Creates a ColumnAccessor (or SingleColumn) for a value column/frame column/column group with the given argument from the top-level or specified column group. The argument can be either an index (Int) or a reference to a column (String, ColumnPath, KProperty, or ColumnAccessor; any AccessApi). The functions can be both typed and untyped (in case you're supplying a column name, -path, or index). These functions throw an IllegalArgumentException if the column found is not the right kind.

Cols

cols {}, cols(), cols(colA, colB), cols(1, 5), cols(1..5), [{}], colSet[1, 3]

Creates a subset of columns (ColumnSet) from the top-level, specified column group, or ColumnSet. You can use either a ColumnFilter, or any of the vararg overloads for any AccessApi. The function can be both typed and untyped (in case you're supplying a column name, -path, or index (range)).

Note that you can also use the [] operator for most overloads of cols to achieve the same result.

Range of Columns

colA.."colB"

Creates a ColumnSet containing all columns from colA to colB (inclusive) from the top-level. Columns inside column groups are also supported (as long as they share the same direct parent), as well as any combination of AccessApi.

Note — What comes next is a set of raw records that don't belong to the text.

@@ -677,7 +827,8 @@
   fill_tab(&a.bias, bias, (int)groups);
   a.M = (int)M; a.N = (int)N; a.K = (int)K;
   a.sam = sam; a.sak = sak; a.sbn = sbn; a.sbk = sbk; a.ldc = ldc;
-  a.alpha = alpha; a.relu = relu; a.accumulate = accumulate;
+  a.alpha = alpha; a.relu = relu; a.accumulate = accumulate; a.sigmoid = 0;
+  a.mix_out = nullptr; a.mix_half = 0; a.rem_part = nullptr; a.rem_out = nullptr; a.rem_param = nullptr; a.rem_param_gs = 0; a.rem_parts = 0;
   a.vec_a = (sak == 1 && sam % 4 == 0 && aligned16(A, (int)groups)) ? 1
             : (sam == 1 && sak % 4 == 0 && aligned16(A, (int)groups)) ? 2 : 0;
   a.vec_b = (sbk == 1 && sbn % 4 == 0 && aligned16(B, (int)groups)) ? 1
@@ -767,6 +918,174 @@
   return launch_status("rowbn_bwd_kernel");
 }
 
+extern "C" int ieee_sgemm_grouped_sigmoid_ws(int64_t groups, const void* const* A, const void* const* B, void* const* C,
+                                             const void* const* bias, int64_t M, int64_t N, int64_t K, int64_t sam, int64_t sak,
+                                             int64_t sbn, int64_t sbk, int64_t ldc, float alpha, void* work, int64_t work_bytes,
+                                             void* stream) {
+  SgemmArgs a;
+  IEEE_TRY(sgemm_fill(a, groups, A, B, C, bias, M, N, K, sam, sak, sbn, sbk, ldc, alpha, 0, 0, work, work_bytes));
+  a.sigmoid = 1;
+  dim3 grid(cdiv(N, 64), cdiv(M, 64), (unsigned)(groups * a.splitk));
+  sgemm_grouped_kernel<<<grid, 256, 0, (hipStream_t)stream>>>(a);
+  IEEE_TRY(launch_status("sgemm_grouped_kernel"));
+  if (a.splitk > 1) {
+    sgemm_splitk_reduce_kernel<<<dim3(cdiv(M * N, 256), (unsigned)groups), 256, 0, (hipStream_t)stream>>>(a);
+    return launch_status("sgemm_splitk_reduce_kernel");
+  }
+  return IEEE_OK;
+}
+
+extern "C" int ieee_sgemm_grouped_tail_ws(int64_t groups, const void* const* A, const void* const* B, void* const* C,
+                                          const void* const* bias, int64_t M, int64_t N, int64_t K, int64_t sam, int64_t sak,
+                                          int64_t sbn, int64_t sbk, int64_t ldc, float alpha, int relu, const ieee_sgemm_tail* tail,
+                                          void* work, int64_t work_bytes, void* stream) {
+  IEEE_REQUIRE(tail && groups == 3, "sgemm_grouped_tail: needs a tail and the 3 modality groups");
+  IEEE_REQUIRE(!tail->mix_out != !tail->rem_out, "sgemm_grouped_tail: exactly one of mix_out / rem_out");
+  IEEE_REQUIRE(ldc == N, "sgemm_grouped_tail: C must be dense");
+  SgemmArgs a;
+  IEEE_TRY(sgemm_fill(a, groups, A, B, C, bias, M, N, K, sam, sak, sbn, sbk, ldc, alpha, relu, 0, work, work_bytes));
+  const float* c0 = (const float*)C[0];
+  for (int g = 1; g < 3; ++g) IEEE_REQUIRE((const float*)C[g] == c0 + (int64_t)g * M * N, "sgemm_grouped_tail: C groups must be contiguous");
+  if (tail->mix_out) {
+    IEEE_REQUIRE(M % 2 == 0, "sgemm_grouped_tail: mix needs an even M");
+  } else {
+    IEEE_REQUIRE(tail->rem_part && tail->rem_param && tail->rem_parts >= 1, "sgemm_grouped_tail: bad REM tail");
+  }
+  const bool fold = a.splitk > 1;
+  if (fold) {
+    if (tail->mix_out) { a.mix_out = tail->mix_out; a.mix_half = (int)(M / 2); }
+    else { a.rem_part = tail->rem_part; a.rem_out = tail->rem_out; a.rem_param = tail->rem_param; a.rem_param_gs = tail->rem_param_gs; a.rem_parts = (int)tail->rem_parts; }
+  }
+  dim3 grid(cdiv(N, 64), cdiv(M, 64), (unsigned)(groups * a.splitk));
+  sgemm_grouped_kernel<<<grid, 256, 0, (hipStream_t)stream>>>(a);
+  IEEE_TRY(launch_status("sgemm_grouped_kernel"));
+  if (fold) {
+    sgemm_splitk_reduce_kernel<<<dim3(cdiv(M * N, 256), (unsigned)groups), 256, 0, (hipStream_t)stream>>>(a);
+    return launch_status("sgemm_splitk_reduce_kernel");
+  }
+  if (tail->mix_out) return ieee_ca_mix_fwd(c0, tail->mix_out, M / 2, N, stream);
+  return ieee_rem_fwd(tail->rem_part, c0, tail->rem_param, tail->rem_param_gs, tail->rem_out, M, tail->rem_parts, N, stream);
+}
+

Value Columns, Frame Columns, Column Groups

valueCols {}, valueCols(), frameCols {}, frameCols(), colGroups {}, colGroups()

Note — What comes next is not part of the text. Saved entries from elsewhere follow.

extern "C" double pft_kld_normal_quantile(double u) {
  static const double a[9] = {1.24818987e-4, -1.075204047e-3, 5.198775019e-3, -0.019198292004, 0.059054035642,
                              -0.151968751364, 0.319152932694, -0.5319230073, 0.797884560593};
  static const double b[15] = {-4.5255659e-5, 1.5252929e-4, -1.9538132e-5, -6.76904986e-4, 1.390604284e-3,
                               -7.9462082e-4, -2.034254874e-3, 6.549791214e-3, -0.010557625006, 0.011630447319,
                               -9.279453341e-3, 5.353579108e-3, -2.141268741e-3, 5.35310849e-4, 9.99936657524e-1};
  double w, y, z;
  if (u == 0.) return 0.5;
  y = u / 2.0;
  if (y < -6.) return 0.0;
  if (y > 6.) return 1.0;
  if (y < 0.) y = -y;
  if (y < 1.) {
    w = y * y;
    z = a[0];
    for (int i = 1; i < 9; i++) z = z * w + a[i];
// ... 221 lines not shown
  dfree(t->sort.keys[0]); dfree(t->sort.keys[1]); dfree(t->sort.vals[0]); dfree(t->sort.vals[1]);
  dfree(t->sort.hist); dfree(t->sort.tile_cnt); dfree(t->sort.tile_box);
  uint32_t cap = n;
  t->max_words = cap * 8u + 64u;
  HIPCHK(t, dalloc(&t->d_in_raw, cap));
  HIPCHK(t, dalloc(&t->d_in_pts, cap));
  HIPCHK(t, dalloc(&t->d_crop_counts, (size_t)(cap / 1024 + 2)));
  HIPCHK(t, dalloc(&t->d_crop_slots, (size_t)(cap / 1024 + 2)));
  HIPCHK(t, hipMemsetAsync(t->d_crop_slots, 0, (size_t)(cap / 1024 + 2) * sizeof(unsigned long long), t->stream));
  HIPCHK(t, dalloc(&t->d_crop_pts, cap));
  HIPCHK(t, dalloc(&t->d_crop_idx, cap));
  HIPCHK(t, dalloc(&t->d_words, t->max_words));
  HIPCHK(t, dalloc(&t->d_leaf_pts, cap));
  HIPCHK(t, dalloc(&t->d_leaf_order, cap));
  HIPCHK(t, dalloc(&t->d_pt_node, cap));
  HIPCHK(t, dalloc(&t->d_pt_key, (size_t)cap * 3));
  HIPCHK(t, dalloc(&t->d_pt_tmp, cap));
  HIPCHK(t, dalloc(&t->d_pt_key64, cap));
  t->sort.ntiles = (cap + 1023u) / 1024u;
  HIPCHK(t, dalloc(&t->sort.keys[0], cap));
  HIPCHK(t, dalloc(&t->sort.keys[1], cap));
  HIPCHK(t, dalloc(&t->sort.vals[0], cap));
  HIPCHK(t, dalloc(&t->sort.vals[1], cap));
  HIPCHK(t, dalloc(&t->sort.hist, (size_t)256 * t->sort.ntiles + 256));
  HIPCHK(t, dalloc(&t->sort.tile_cnt, (size_t)t->sort.ntiles * (PFT_MAX_DEPTH + 2)));
  HIPCHK(t, dalloc(&t->sort.tile_box, (size_t)t->sort.ntiles * 6));
  t->in_cap = cap;
  return PFT_OK;
}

Creates a subset of columns (ColumnSet) from the top-level, specified column group, or ColumnSet containing only value columns/frame columns/column groups that adhere to the optional condition.

Cols of Kind

colsOfKind(Value, Frame) {}, colsOfKind(Group, Frame)

Creates a subset of columns (ColumnSet) from the top-level, specified column group, or ColumnSet containing only columns of the specified kind(s) that adhere to the optional condition.

All (Cols)

all(), allCols()

Creates a ColumnSet containing all columns from the top-level, specified column group, or ColumnSet. This is the opposite of none() and equivalent to cols() without filter. Note, on column groups, all is named allCols instead to avoid confusion.

All (Cols) After, -Before, -From, -Up To

allAfter(colA), allBefore(colA), allColsFrom(colA), allColsUpTo(colA)

Creates a ColumnSet containing a subset of columns from the top-level, specified column group, or ColumnSet. The subset includes:

  • all(Cols)Before(colA): All columns before the specified column, excluding that column.

  • all(Cols)After(colA): All columns after the specified column, excluding that column.

  • all(Cols)From(colA): All columns from the specified column, including that column.

  • all(Cols)UpTo(colA): All columns up to the specified column, including that column.

NOTE: The {} overloads of these functions in the Plain DSL and on column groups are a ColumnSelector (relative to the receiver). On ColumnSets they are a ColumnFilter instead.

Cols at any Depth

colsAtAnyDepth {}, colsAtAnyDepth()

Creates a ColumnSet containing all columns from the top-level, specified column group, or ColumnSet at any depth if they satisfy the optional given predicate. This means that columns (of all three kinds!) nested inside column groups are also included. This function can also be followed by another ColumnSet filter-function like colsOf<>(), single(), or valueCols().

For example:

Depth-first search to a column containing the value "Alice":

df.select { colsAtAnyDepth().first { "Alice" in it.values() } }

The columns at any depth excluding the top-level:

df.select { colGroups().colsAtAnyDepth() }

All value- and frame columns at any depth:

df.select { colsAtAnyDepth { !it.isColumnGroup } }

All value columns at any depth nested under a column group named "myColGroup":

df.select { myColGroup.colsAtAnyDepth().valueCols() }

Converting from deprecated syntax:

dfs { condition }-> colsAtAnyDepth { condition }

allDfs(includeGroups = false)-> colsAtAnyDepth { includeGroups || !it.isColumnGroup() }

dfsOf<Type> { condition }-> colsAtAnyDepth().colsOf<Type> { condition }

cols { condition }.recursively()-> colsAtAnyDepth { condition }

first { condition }.rec()-> colsAtAnyDepth { condition }.first()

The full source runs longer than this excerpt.